Você já chegou a sofrer preconceito por ser mulher? Não, preconceito não. Mas é muito escasso o número de mulheres na rua, no meu batalhão mesmo só tem mais uma que trabalha assim. Os meninos ficam com receio porque há poucas mulheres nas ruas e eu até entendo essa preocupação. Quando você entra com uma equipe em uma favela ou alguma operação mais perigosa, é como se entregasse sua vida ao colega. Não é nem preconceito dos rapazes, é uma espécie de autodefesa. Quanto menos preocupação a gente tem em uma hora difícil, melhor, então eles ficam muito inseguros. Por outro lado, acho que a população confia mais em mulher. No Complexo do Alemão, muitas pessoas eram obrigadas por bandidos a guardar armas e drogas em suas casas, mas elas não chegavam no policial homem para falar, elas chegavam em mim. Como eu fumo, eles me ofereciam uma caixa de fósforos com um mapa com a localização dos objetos. Eu vi que a população chega mais em mim quando quer pedir alguma coisa do que em um homem. Eu já peguei na viatura vítimas de violência doméstica e estupro e percebi que elas rejeitam os homens ao mesmo tempo em que elas me procuram. Acho que nessa parte eu levo vantagem.
Você foi a única mulher a participar da ocupação da Vila Cruzeiro e do Complexo do Alemão. O fato de ser mulher fez alguma diferença para os seus colegas? Nem sabia que ia dar essa repercussão toda. Ficamos três dias na mata, então tive que ficar uns três dias sem tomar banho e sem ter um banheiro para usar. Eu tive que me virar como os meninos. O fato de eu ser mulher despertava curiosidade, no dia da ocupação vieram policiais de todos os batalhões, além do Exército, então os policiais se perguntavam sobre a minha presença. Mas não fez muita diferença, não.
Você tem o sonho de entrar para o Batalhão de Operações Policiais Especiais (Bope). O que ele simboliza para você? Até 2011, somente homens podiam se inscrever para o concurso por conta de uma cláusula que dizia que só estavam aptos “soldados e cabos do sexo masculino”. Quando essa regra mudou, eu me inscrevi, mas a recepção não foi boa, porque eles não querem mulher no Bope, essa é a verdade. Fiz os testes, de qualquer jeito, e não passei. Este ano vou tentar de novo. O que me atrai é o treinamento, mesmo, que é mais intenso. Seria uma especialização a mais dentro da área.
O trabalho na polícia deixou você mais "durona"? Acho que sim, pelo sofrimento que a gente vê, bem de perto. Quando a gente vê as coisas que o ser humano é capaz de fazer, a gente começa a endurecer.

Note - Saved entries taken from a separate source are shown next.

# brech1/keaki

Measured on AMD Instinct MI355X. Metric: BN254 G1 scalar-mults/sec on 2^24-point MSM (per GPU), higher is better.
Workload: dtype u32 limbs, 256-bit Montgomery modular integer (9 x 29-bit lazy limbs in the bucket kernel, 8 x 32 elsewhere)

## Files before the change

### bench_tools/dbg/sort_harness.hip

```cpp
#include <hip/hip_runtime.h>
#include <cstdio>
#include <vector>
#ifdef KEAKI_STAMP
__device__ unsigned long long g_stamp[4096];
#define STAMP(cond, i) do { if (cond) g_stamp[(i)] = __builtin_readcyclecounter(); } while (0)
#endif
#include "msm.hip.h"
using namespace bn254;
__global__ void k_fill(u32* p, size_t nwords) {
  size_t i = (size_t)blockIdx.x * blockDim.x + threadIdx.x;
  if (i >= nwords) return;
  unsigned long long z = (i + 1) * 0x9E3779B97F4A7C15ull;
  z = (z ^ (z >> 30)) * 0xBF58476D1CE4E5B9ull; z = (z ^ (z >> 27)) * 0x94D049BB133111EBull; z ^= z >> 31;
  u32 v = (u32)z;
  if ((i & 7) == 7) v &= 0x0FFFFFFFu;
  p[i] = v;
}
#define CK(x) do { hipError_t e_ = (x); if (e_ != hipSuccess) { printf("%s: %s\n", #x, hipGetErrorString(e_)); return 1; } } while (0)
int main(int argc, char** argv) {
  const int log2n = argc > 1 ? atoi(argv[1]) : 24;
  const size_t n = (size_t)1 << log2n;
  MsmPlan plan = msm_make_plan(n, 22);
  MsmShape s = plan.s; s.stride = (u32)n;
  size_t nb = plan.max_b;
  PartShape ps;
  if (!part_make_shape(n, s.W, nb, &ps, argc > 2 ? atoi(argv[2]) : -1, argc > 3 ? atoi(argv[3]) : -1, argc > 4 ? atoi(argv[4]) : -1)) { printf("shape\n"); return 1; }
  printf("n=2^%d W=%u c=%u nbins=%u shift=%u hb=%u nf=%u tile=%u ntiles=%u te=%u geom=%u\n", log2n, s.W, s.c, ps.nbins, ps.shift, ps.hb, ps.nf, ps.tile, ps.ntiles, ps.te, ps.geom);
  const size_t pairs = n * s.W;
  u32 *scal, *tiles, *sorted, *counts, *segoff, *bin_total; u16* tstart; uint2* cellmeta; BinMeta* bins; v4u_t* segtab;
  CK(hipMalloc(&scal, n * 32)); CK(hipMalloc(&tiles, (size_t)ps.ntiles * ps.te * 4)); CK(hipMalloc(&sorted, pairs * 4)); CK(hipMalloc(&counts, nb * 4));
  CK(hipMalloc(&segoff, part_max_chunks(pairs, ps.nbins) * ps.nf * 4)); CK(hipMalloc(&segtab, nb * 16)); CK(hipMalloc(&bin_total, ps.nbins * 4));
  CK(hipMalloc(&tstart, (size_t)ps.ntiles * (ps.nbins + 1) * 2)); CK(hipMalloc(&cellmeta, (size_t)ps.nbins * ps.ntiles * 8)); CK(hipMalloc(&bins, ps.nbins * sizeof(BinMeta)));
  hipLaunchKernelGGL(k_fill, dim3((n * 8 + 255) / 256), dim3(256), 0, 0, scal, n * 8);
  CK(hipDeviceSynchronize());
  hipEvent_t ev[6]; for (auto& e : ev) CK(hipEventCreate(&e));
  int ncu = 256;
  for (int it = 0; it < 4; it++) {
    CK(hipEventRecord(ev[0]));
    hipLaunchKernelGGL(k_tile_sort<12>, dim3(ps.ntiles < (u32)ncu ? ps.ntiles : ncu), dim3(T1_THREADS), 0, 0, (const Fr*)scal, s, ps, tiles, tstart);
    CK(hipEventRecord(ev[1]));
    hipLaunchKernelGGL(k_cell_prefix, dim3(ps.nbins), dim3(1024), 0, 0, (const u16*)tstart, ps, cellmeta, bin_total);
    CK(hipEventRecord(ev[2]));
    hipLaunchKernelGGL(k_bin_scan, dim3(1), dim3(1024), 0, 0, (const u32*)bin_total, ps.nbins, bins);
    CK(hipEventRecord(ev[3]));
#define CS(L, R, Q) hipLaunchKernelGGL((k_chunk_sort<L, R, Q>), dim3(ps.nbins), dim3(C2_THREADS), 0, 0, (const u32*)tiles, (const uint2*)cellmeta, (const BinMeta*)bins, s, ps, (u32)nb, sorted, segtab, segoff, counts)
    switch (ps.geom) { case 0: CS(8, 1, 16); break; case 1: CS(16, 1, 16); break; case 2: CS(16, 2, 8); break; default: CS(16, 4, 4); break; }
    CK(hipEventRecord(ev[4]));
    CK(hipDeviceSynchronize());
    float a, b, c, d;
    CK(hipEventElapsedTime(&a, ev[0], ev[1])); CK(hipEventElapsedTime(&b, ev[1], ev[2])); CK(hipEventElapsedTime(&c, ev[2], ev[3])); CK(hipEventElapsedTime(&d, ev[3], ev[4]));
    printf("tile_sort %.3f  cell_prefix %.3f  bin_scan %.3f  chunk_sort %.3f ms\n", a, b, c, d);
  }
  std::vector<u32> hc(nb); CK(hipMemcpy(hc.data(), counts, nb * 4, hipMemcpyDeviceToHost));
  unsigned long long tot = 0; for (u32 v : hc) tot += v;
  printf("sum of bucket counts %llu (pairs %zu minus zero digits)\n", tot, pairs);
#ifdef KEAKI_STAMP
  std::vector<unsigned long long> st(4096);
  CK(hipMemcpyFromSymbol(st.data(), HIP_SYMBOL(g_stamp), 4096 * 8));
  printf("chunk_sort stamps (one workgroup), cycles between marks per chunk:\n");
  for (int k = 0; k < 8; k++) {
    printf(" chunk %d:", k);
    for (int i = 1; i < 12; i++) { long long d = (long long)(st[k * 16 + i] - st[k * 16 + i - 1]); printf(" %lld", st[k * 16 + i] ? d : -1); }
    printf("  | slow=%llu odd lanes=%llu last odd grp/c0=%llx\n", st[k * 16 + 12], st[k * 16 + 13], st[k * 16 + 14]);
  }
  printf("tile_sort stamps (one workgroup, first tiles):\n");
  for (int k = 0; k < 4; k++) {
    printf(" tile %d:", k);
    for (int i = 1; i < 10; i++) { long long d = (long long)(st[2048 + k * 16 + i] - st[2048 + k * 16 + i - 1]); printf(" %lld", st[2048 + k * 16 + i] ? d : -1); }
// ... 6 lines not shown
```
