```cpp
int ensure_scratch(pfz_ctx *ctx, size_t bytes);
int lazy_begin(pfz_ctx *ctx, LazyI32 *z, const int32_t *dev);
int lazy_acquire(pfz_ctx *ctx, LazyI32 *z);
int lazy_mark(pfz_ctx *ctx, LazyI32 *z);
int lazy_get(pfz_ctx *ctx, LazyI32 *z, int32_t *out);
void lazy_release(pfz_ctx *ctx, LazyI32 *z);
int64_t csr_nnz(const pfz_csr *m);
int index_ready(const pfz_index *ix);
int ensure_side_stream(pfz_ctx *ctx);
int event_flag_next(pfz_ctx *ctx, int32_t slot, int32_t **flag, int32_t *value);
int copy_h2d(pfz_ctx *ctx, void *dst_dev, const void *src_host, size_t bytes);
int copy_d2h(pfz_ctx *ctx, void *dst_host, const void *src_dev, size_t bytes);
struct ProfScope {
    pfz_ctx *ctx;
    const char *name;
    hipStream_t st;
    hipEvent_t b = nullptr, e = nullptr;
    ProfScope(pfz_ctx *c, const char *n, hipStream_t on = nullptr);
    ~ProfScope();
};
void prof_count(pfz_ctx *ctx, const char *name);

int pool_alloc_raw(pfz_ctx *ctx, void **p, size_t bytes);
template <typename T> inline int pool_alloc(pfz_ctx *ctx, T **p, size_t bytes)
{
    return pool_alloc_raw(ctx, (void **)p, bytes);
}
void pool_free(void *p);
int pool_release(pfz_ctx *ctx);

int comm_rank(const pfz_comm *c);
int comm_world(const pfz_comm *c);
int comm_allgather_bytes(pfz_comm *c, const void *send, void *recv, size_t bytes_per_rank);
int comm_allreduce_sum_i32(pfz_comm *c, int32_t *buf, size_t n);
int comm_allreduce_sum_i64(pfz_comm *c, int64_t *buf, size_t n);
int comm_agree(pfz_comm *c, bool mine, bool *all);
void comm_abort(pfz_comm *c);

int exclusive_scan_i32(pfz_ctx *ctx, int32_t *data, int64_t n, LazyI32 *total = nullptr);

int best_to_topn(pfz_ctx *ctx, const int32_t *d_idx, const double *d_score, int64_t n, pfz_topn *out);

int64_t sort_codes_capacity(int64_t n);
int sort_codes_u64(pfz_ctx *ctx, const uint64_t *in, uint64_t *out, int64_t n);

}
```

### polyfuzz_amd/models/_tfidf.py

```python
import os
import re
import time
from typing import List, Tuple

import numpy as np
import pandas as pd
from scipy.sparse import csr_matrix

from .. import _lib
from ._base import BaseMatcher
from ._utils import topn_to_frame, object_column, clip_top_n, FrameBuilder, _METHODS

_SPLIT_MIN_ROWS = 20000
_SPLIT_EVENT = 48
_SPLIT_BLOCK = 2048
_SYMMETRIC_ROWS = (20480, 250000)
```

Você assiste à novela Salve Jorge? Sente que as policiais e delegadas são bem retratadas? Eu tento assistir. O pessoal do Facebook costuma brincar e me chamar de Helô, uma referência à delegada da novela. Eu me identifico com ela quando ela não consegue separar a vida pessoal da profissional. O problema da profissão policial é que a gente não consegue se desligar, sair do batalhão e simplesmente apertar um botão.
Acha que a TV ajuda as mulheres a serem mais bem aceitas na polícia? Acho que sim. Mas como falei, não tem preconceito, se elas quiserem trabalhar na rua, vai ter lugar. (Veja).